Bei einer Art Fernduell vor zwei Wochen – Fragestunden, bei denen sich die Kandidaten Fragen von Wählern stellten – machte Biden eine solidere Figur. Er legte mehr Empathie an den Tag und ging konkreter auf die einzelnen Fragen ein, während Trump über weite Abschnitte seine bekannten Positionen abspulte. Seine größere Stärke in den Duellen mit Hillary Clinton vor vier Jahren war allerdings auch eher die Kunst, einen frechen, schlagfertigen Kommentar einzuwerfen.

TV-Hinweis

ORF2 überträgt die erste TV-Debatte in der Nacht auf Mittwoch ab 2.55 Uhr live.

Wie intensiv sich die Kandidaten auf die Debatte vorbereiten, ist unklar. Die Website The Hill berichtete, dass Biden Wortgefechte mit seinem früheren Stabschef Ron Klain in der Rolle Trumps durchspiele. Trump ließ durchblicken, dass er eher allgemein über Antworten zu den Themen mit seinen Beratern spreche.

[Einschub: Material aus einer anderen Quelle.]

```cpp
#define FSEHIP_FSEU16_MAX_SYMBOL_VALUE 286
#define FSEHIP_FSEU16_MAX_TABLELOG 13
#define FSEHIP_FSEU16_DEFAULT_TABLELOG 12
FSEHIP_API size_t FSEHIP_FSE_countU16(unsigned* count, unsigned* maxSymbolValuePtr, const unsigned short* src, size_t srcSize);
FSEHIP_API size_t FSEHIP_FSE_compressU16(void* dst, size_t dstCapacity, const unsigned short* src, size_t srcSize, unsigned maxSymbolValue, unsigned tableLog);
FSEHIP_API size_t FSEHIP_FSE_decompressU16(unsigned short* dst, size_t dstCapacity, const void* cSrc, size_t cSrcSize);
FSEHIP_API size_t FSEHIP_FSE_compressU16_batch_workspaceSize(size_t nBlocks);
FSEHIP_API size_t FSEHIP_FSE_decompressU16_batch_workspaceSize(size_t nBlocks);
FSEHIP_API int FSEHIP_FSE_countU16_batch(unsigned* d_counts, unsigned* d_maxSymbolValues, size_t* d_results, const unsigned short* d_src, size_t srcStrideBytes,
                                         const size_t* d_srcSizes, size_t uniformSrcSize, unsigned maxSymbolValue, size_t nBlocks, void* stream);
FSEHIP_API int FSEHIP_FSE_compressU16_batch(void* d_dst, size_t dstStride, size_t dstCapacity, size_t* d_results, const unsigned short* d_src, size_t srcStrideBytes,
                                            const size_t* d_srcSizes, size_t uniformSrcSize, unsigned maxSymbolValue, unsigned tableLog, size_t nBlocks,
                                            void* d_workspace, size_t workspaceBytes, void* stream);
FSEHIP_API int FSEHIP_FSE_decompressU16_batch(unsigned short* d_dst, size_t dstStrideBytes, size_t dstCapacity, size_t* d_results, const void* d_cSrc, size_t cStride,
                                              const size_t* d_cSizes, size_t uniformCSize, size_t nBlocks, void* d_workspace, size_t workspaceBytes, void* stream);

#ifdef FSEHIP_INTERNAL
FSEHIP_API int FSEHIP_probe_begin(void);
FSEHIP_API int FSEHIP_probe_collect(double* totalMs16, unsigned* launches16);
FSEHIP_API int FSEHIP_debug_decodeTiming(int enable, unsigned long long* out16);
#endif

FSEHIP_API void FSEHIP_shardRange(size_t nBlocks, int rank, int world, size_t* first, size_t* count);

#define FSEHIP_SCRATCH_BUSY (-2)
FSEHIP_API int FSEHIP_releaseScratch(void);
FSEHIP_API int FSEHIP_shutdown(void);

FSEHIP_API int FSEHIP_prepareDevice(void);

typedef struct { int deviceOrdinal; int computeUnits; int ldsBytesPerCU; int wavefrontSize; char archName[64]; } FSEHIP_DeviceInfo;
FSEHIP_API int FSEHIP_deviceInfo(FSEHIP_DeviceInfo* info);
FSEHIP_API const char* FSEHIP_versionString(void);

#ifdef FSEHIP_DROPIN_NAMES
#define HIST_count FSEHIP_HIST_count
#define FSE_compress FSEHIP_FSE_compress
#define FSE_compress2 FSEHIP_FSE_compress2
#define FSE_decompress FSEHIP_FSE_decompress
#define FSE_compress_usingCTable FSEHIP_FSE_compress_usingCTable
#define FSE_decompress_usingDTable FSEHIP_FSE_decompress_usingDTable
#define HUF_compress FSEHIP_HUF_compress
#define HUF_compress2 FSEHIP_HUF_compress2
#define HUF_decompress FSEHIP_HUF_decompress
#define HUF_compress1X_usingCTable FSEHIP_HUF_compress1X_usingCTable
#define HUF_compress4X_usingCTable FSEHIP_HUF_compress4X_usingCTable
#define HUF_decompress4X_usingDTable FSEHIP_HUF_decompress4X_usingDTable
#define HUF_decompress4X1_usingDTable FSEHIP_HUF_decompress4X1_usingDTable
#define HUF_decompress1X_usingDTable FSEHIP_HUF_decompress1X_usingDTable
#define HUF_decompress1X1_usingDTable FSEHIP_HUF_decompress1X1_usingDTable
#define HIST_count_wksp FSEHIP_HIST_count_wksp
#define HIST_countFast FSEHIP_HIST_countFast
#define HIST_countFast_wksp FSEHIP_HIST_countFast_wksp
#define HIST_count_simple FSEHIP_HIST_count_simple
#define FSE_compress_wksp FSEHIP_FSE_compress_wksp
#define FSE_decompress_wksp FSEHIP_FSE_decompress_wksp
#define HUF_compress4X_wksp FSEHIP_HUF_compress4X_wksp
#define HUF_compress1X_wksp FSEHIP_HUF_compress1X_wksp
#define HUF_compress1X FSEHIP_HUF_compress1X
#define HUF_decompress4X1_DCtx_wksp FSEHIP_HUF_decompress4X1_DCtx_wksp
#endif
#ifdef FSEHIP_DROPIN_GLUE_NAMES
#define FSE_optimalTableLog FSEHIP_FSE_optimalTableLog
#define FSE_normalizeCount FSEHIP_FSE_normalizeCount
#define FSE_NCountWriteBound FSEHIP_FSE_NCountWriteBound
#define FSE_writeNCount FSEHIP_FSE_writeNCount
#define FSE_readNCount FSEHIP_FSE_readNCount
#define FSE_buildCTable FSEHIP_FSE_buildCTable
#define FSE_buildCTable_wksp FSEHIP_FSE_buildCTable_wksp
#define FSE_buildDTable FSEHIP_FSE_buildDTable
#define HUF_buildCTable FSEHIP_HUF_buildCTable
#define HUF_buildCTable_wksp FSEHIP_HUF_buildCTable_wksp
#define HUF_writeCTable FSEHIP_HUF_writeCTable
#define HUF_readDTableX1 FSEHIP_HUF_readDTableX1
#define HUF_readDTableX1_wksp FSEHIP_HUF_readDTableX1_wksp
#define HUF_decompress4X1 FSEHIP_HUF_decompress4X1
#define HUF_decompress4X1_DCtx FSEHIP_HUF_decompress4X1_DCtx
#define HUF_decompress1X1 FSEHIP_HUF_decompress1X1
#define HUF_decompress1X1_DCtx FSEHIP_HUF_decompress1X1_DCtx
#define HUF_decompress1X1_DCtx_wksp FSEHIP_HUF_decompress1X1_DCtx_wksp
#define HUF_readDTableX2 FSEHIP_HUF_readDTableX2
#define HUF_readDTableX2_wksp FSEHIP_HUF_readDTableX2_wksp
#define HUF_decompress4X2 FSEHIP_HUF_decompress4X2
#define HUF_decompress4X2_DCtx FSEHIP_HUF_decompress4X2_DCtx
#define HUF_decompress4X2_DCtx_wksp FSEHIP_HUF_decompress4X2_DCtx_wksp
#define HUF_decompress1X2 FSEHIP_HUF_decompress1X2
#define HUF_decompress1X2_DCtx FSEHIP_HUF_decompress1X2_DCtx
#define HUF_decompress1X2_DCtx_wksp FSEHIP_HUF_decompress1X2_DCtx_wksp
#define HUF_decompress4X2_usingDTable FSEHIP_HUF_decompress4X2_usingDTable
#define HUF_decompress1X2_usingDTable FSEHIP_HUF_decompress1X2_usingDTable
#endif
#ifdef FSEHIP_DROPIN_U16_NAMES
#define FSE_countU16 FSEHIP_FSE_countU16
#define FSE_compressU16 FSEHIP_FSE_compressU16
#define FSE_decompressU16 FSEHIP_FSE_decompressU16
#endif

#ifdef __cplusplus
}
#endif
#endif
```

Measured before the change: 209,300 MiB/s of uncompressed data through encode+decode (whole job).

## Make FSE decode kernel persistent with grid-stride loop over block groups

Turns the decode kernel body into a per-group device function and wraps it in a grid-stride loop, capping the grid at the resident workgroup count (CUs times workgroups per CU) for the non-caller path. The aim is to cut workgroup launch and teardown overhead and tail effects across many small groups. It adds a __syncthreads between groups, resets wave priority at the end of each group, and adds a debug hook to override the grid cap. The risk is lost dynamic load balancing, since groups are now assigned statically round-robin instead of by the hardware dispatcher, and LDS or flag state may carry over between iterations.

Result: no change. 208,600 MiB/s of uncompressed data through encode+decode (whole job) (-0.3%).

```diff
diff --git a/finitestateentropy_amd/csrc/fse_decode.hip b/finitestateentropy_amd/csrc/fse_decode.hip
--- a/finitestateentropy_amd/csrc/fse_decode.hip
+++ b/finitestateentropy_amd/csrc/fse_decode.hip
@@ -346,15 +346,15 @@
     }
 }
 
-template <bool FAST, bool TIMED, bool CALLER, bool VIEW = false>
-__global__ __launch_bounds__(FSE_DEC_THREADS) void k_fse_decode(FseDecArgs a)
+template <bool FAST, bool TIMED, bool CALLER, bool VIEW>
+DEV bool fse_decode_group(const FseDecArgs& a, const size_t group)
 {
     extern __shared__ __attribute__((aligned(16))) u32 lds[];
     const int tid = threadIdx.x, lane = tid & 63, wave = tid >> 6;
     unsigned long long tBorn = 0, wBorn = 0;
     (void)tBorn; (void)wBorn;
     TIMING(tBorn = __builtin_readcyclecounter(); wBorn = wall_clock64(););
-    const size_t first = (size_t)blockIdx.x * a.G;
+    const size_t first = group * a.G;
     static_assert(FSE_DBINS % 4 == 0, "the bin lengths are read as 16-byte vectors");
     size_t nTot = a.nBlocks, q0 = first;
     u32 bin0 = 0, cnt0 = 0xFFFFFFFFu;
@@ -375,7 +375,7 @@
         }
         nTot = (size_t)before;
     }
-    if (first >= nTot) return;
+    if (first >= nTot) return false;
     auto slotBlock = [&](size_t g) -> size_t {
         if (!a.list) return first + g;
         size_t q = q0 + g; u32 i = bin0;
@@ -419,7 +419,7 @@
         __syncthreads();
         if (!flagsSh[1]) {
             if (tid == 0) __hip_atomic_fetch_and(a.slotBitmap + (slot >> 5), ~(1u << (slot & 31u)), __ATOMIC_RELEASE, __HIP_MEMORY_SCOPE_AGENT);
-            return;
+            return true;
         }
     }
     else __syncthreads();
@@ -620,7 +620,7 @@
         ctl->inLo = (u32)ib; ctl->inHi = (u32)(ib >> 32); ctl->outLo = (u32)ob; ctl->outHi = (u32)(ob >> 32); ctl->symLo = (u32)tb; ctl->symHi = (u32)(tb >> 32);
     }
     __syncthreads();
-    if (!decWave) { fse_decode_service<TIMED, CALLER>(a, ldsb, ctlAll, slotBytes, ringOff, inOff, lane, (wave - FSE_DEC_WAVES) * FSE_SRV_G, FAST, flagsSh); return; }
+    if (!decWave) { fse_decode_service<TIMED, CALLER>(a, ldsb, ctlAll, slotBytes, ringOff, inOff, lane, (wave - FSE_DEC_WAVES) * FSE_SRV_G, FAST, flagsSh); return true; }
 
     __builtin_amdgcn_s_setprio(3);
     uint2* const myRing = (uint2*)(ldsb + (size_t)(gsl < a.G ? gsl : 0) * slotBytes + ringOff) + half;
@@ -743,6 +743,15 @@
                             atomicAdd(&g_decTiming[14], tE - tBulk1); });
     }
     if (CALLER) fse_scratch_slot_done(a, flagsSh, lane);
+    __builtin_amdgcn_s_setprio(0);
+    return true;
+}
+
+template <bool FAST, bool TIMED, bool CALLER, bool VIEW = false>
+__global__ __launch_bounds__(FSE_DEC_THREADS) void k_fse_decode(FseDecArgs a)
+{
+    for (size_t group = blockIdx.x; fse_decode_group<FAST, TIMED, CALLER, VIEW>(a, group); group += gridDim.x)
+        __syncthreads();
 }
 
 static void fse_decode_geometry(unsigned ldsLog, size_t ldsBytes, unsigned* slotU32, int* G)
@@ -810,7 +819,13 @@
     fse_decode_geometry(a.ldsLog, ldsBytes, &a.slotU32, &a.G);
     if (a.G < 1) return hipErrorInvalidValue;
     if (caller && ((size_t)a.G << a.ldsLog) > FSE_SYM_SLOT_BYTES) return hipErrorInvalidValue;
-    const size_t groups = (a.nBlocks + a.G - 1) / a.G;
+    size_t groups = (a.nBlocks + a.G - 1) / a.G;
+    if (!caller) {
+        const unsigned cap = fse_debug_grid_cap();
+        const DevProps& dp = dev_props();
+        const size_t resident = cap ? cap : (size_t)(dp.ok ? dp.cus : 256) * FSE_WGS_PER_CU;
+        if (groups > resident) groups = resident;
+    }
     if (a.dstOffsets) {
         if (caller || !a.dstCaps) return hipErrorInvalidValue;
         hipError_t e = ensure_dyn_lds((const void*)k_fse_decode<true, false, false, true>, FSE_DEC_LDS);
@@ -864,6 +879,13 @@
     return 0;
 }
 
+static std::atomic<unsigned> g_decGridCap{0};
+unsigned fse_debug_grid_cap() { return g_decGridCap.load(std::memory_order_relaxed); }
+extern "C" __attribute__((visibility("default"))) unsigned FSEHIP_debug_decodeGrid(unsigned n)
+{
+    return g_decGridCap.exchange(n);
+}
+
 hipError_t launch_fse_decode(FseDecArgs a, hipStream_t s)
 {
     if (a.nBlocks == 0) return hipSuccess;
diff --git a/finitestateentropy_amd/csrc/internal.h b/finitestateentropy_amd/csrc/internal.h
--- a/finitestateentropy_amd/csrc/internal.h
+++ b/finitestateentropy_amd/csrc/internal.h
@@ -149,6 +149,7 @@
 hipError_t launch_fse_decode(FseDecArgs a, hipStream_t s);
 hipError_t launch_fse_decode_classes(FseDecArgs a, const u32* lists, const u32* counts, hipStream_t s);
 size_t fse_decode_blocks_per_round(unsigned maxTableLog);
+unsigned fse_debug_grid_cap();
 
 struct HufMeta {
     u32 state;
diff --git a/include/fsehip.h b/include/fsehip.h
--- a/include/fsehip.h
+++ b/include/fsehip.h
@@ -434,6 +434,7 @@
 FSEHIP_API int FSEHIP_probe_begin(void);
 FSEHIP_API int FSEHIP_probe_collect(double* totalMs16, unsigned* launches16);
 FSEHIP_API int FSEHIP_debug_decodeTiming(int enable, unsigned long long* out16);
+FSEHIP_API unsigned FSEHIP_debug_decodeGrid(unsigned n);
 #endif
 
 FSEHIP_API void FSEHIP_shardRange(size_t nBlocks, int rank, int world, size_t* first, size_t* count);
```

Den einen oder anderen verbalen Schlagabtausch gab es schon in den Tagen vor dem Duell. „Er weiß nicht, wie man über Fakten debattiert, er ist nicht so smart“, sagte Biden über Trump. Der Präsident forderte mehrfach einen Medikamententest Bidens, weil dessen Verhalten angeblich auf leistungssteigernde Substanzen hinweise. Eine Wahlkampfmanagerin von Biden stichelte schließlich zurück: „Wenn der Präsident glaubt, dass er seine Argumente am besten mit Urin vorbringen kann, braucht er sich keinen Zwang anzutun.“

Politologin: Debatte für Biden wichtiger

„Die Leistung in der Debatte ist für Trump nicht so wichtig wie für seinen Herausforderer“, sagte die Politikwissenschaftlerin Constanze Stelzenmueller im Vorfeld der Debatte in der ZIB2. Immerhin habe auch Clinton 2016 alle TV-Debatten gewonnen, nicht aber die Wahl. Die große Frage sei, ob „Joe Biden gegen den Ansturm der Lügen, der Fehlinformationen“ ankommen könne.

Politologin Stelzenmueller über Trumps Steuerakt und die erste TV-Debatte

Politikwissenschaftlerin Constanze Stelzenmueller (Brookings Institution) sprach im ZIB2-Interview über die Folgen der Enthüllungen der „New York Times“ („NYT“) zu den Steuerunterlagen von Trump und über die anstehende erste TV-Debatte zur Präsidentschaftswahl.

Moderator will so „unsichtbar wie möglich“ sein

Moderiert wird die Debatte vom Fernsehjournalisten Chris Wallace. Der 72-Jährige steht aktuell für den Trump freundlich gesinnten Sender Fox News vor der Kamera, war aber zuvor lange bei NBC und ABC im Einsatz. Sein Ziel sei, so „unsichtbar wie möglich zu sein“, sagte Wallace am Sonntag. Er wolle die Kandidaten dazu bringen, über die zentralen Themen zu diskutieren – „damit die Leute zu Hause ein Gefühl dafür bekommen, warum sie für einen von ihnen stimmen wollen“.

Vorbereitungen im Fernsehstudio der Wahldebatte
AP/Patrick Semansky
Die Bedeutung von TV-Duellen für den Ausgang der Präsidentschaftswahl gilt als eher gering

Die Spannung vor dem TV-Duell ist jedenfalls enorm – und das, obwohl sich das Abschneiden bei Präsidentschaftsdebatten in den USA in den vergangenen Jahrzehnten nur selten auf den Wahlausgang ausgewirkt hat. Auch heuer vermuten viele Fachleute, dass sich ein Gros der Wählerschaft ohnehin schon eine Meinung gebildet habe. Andere heben dagegen hervor, in einem engen Rennen könnten schon wenige Stimmen entscheidend sein – und dass der Kampf um die Unentschlossenen deswegen von großer Bedeutung ist.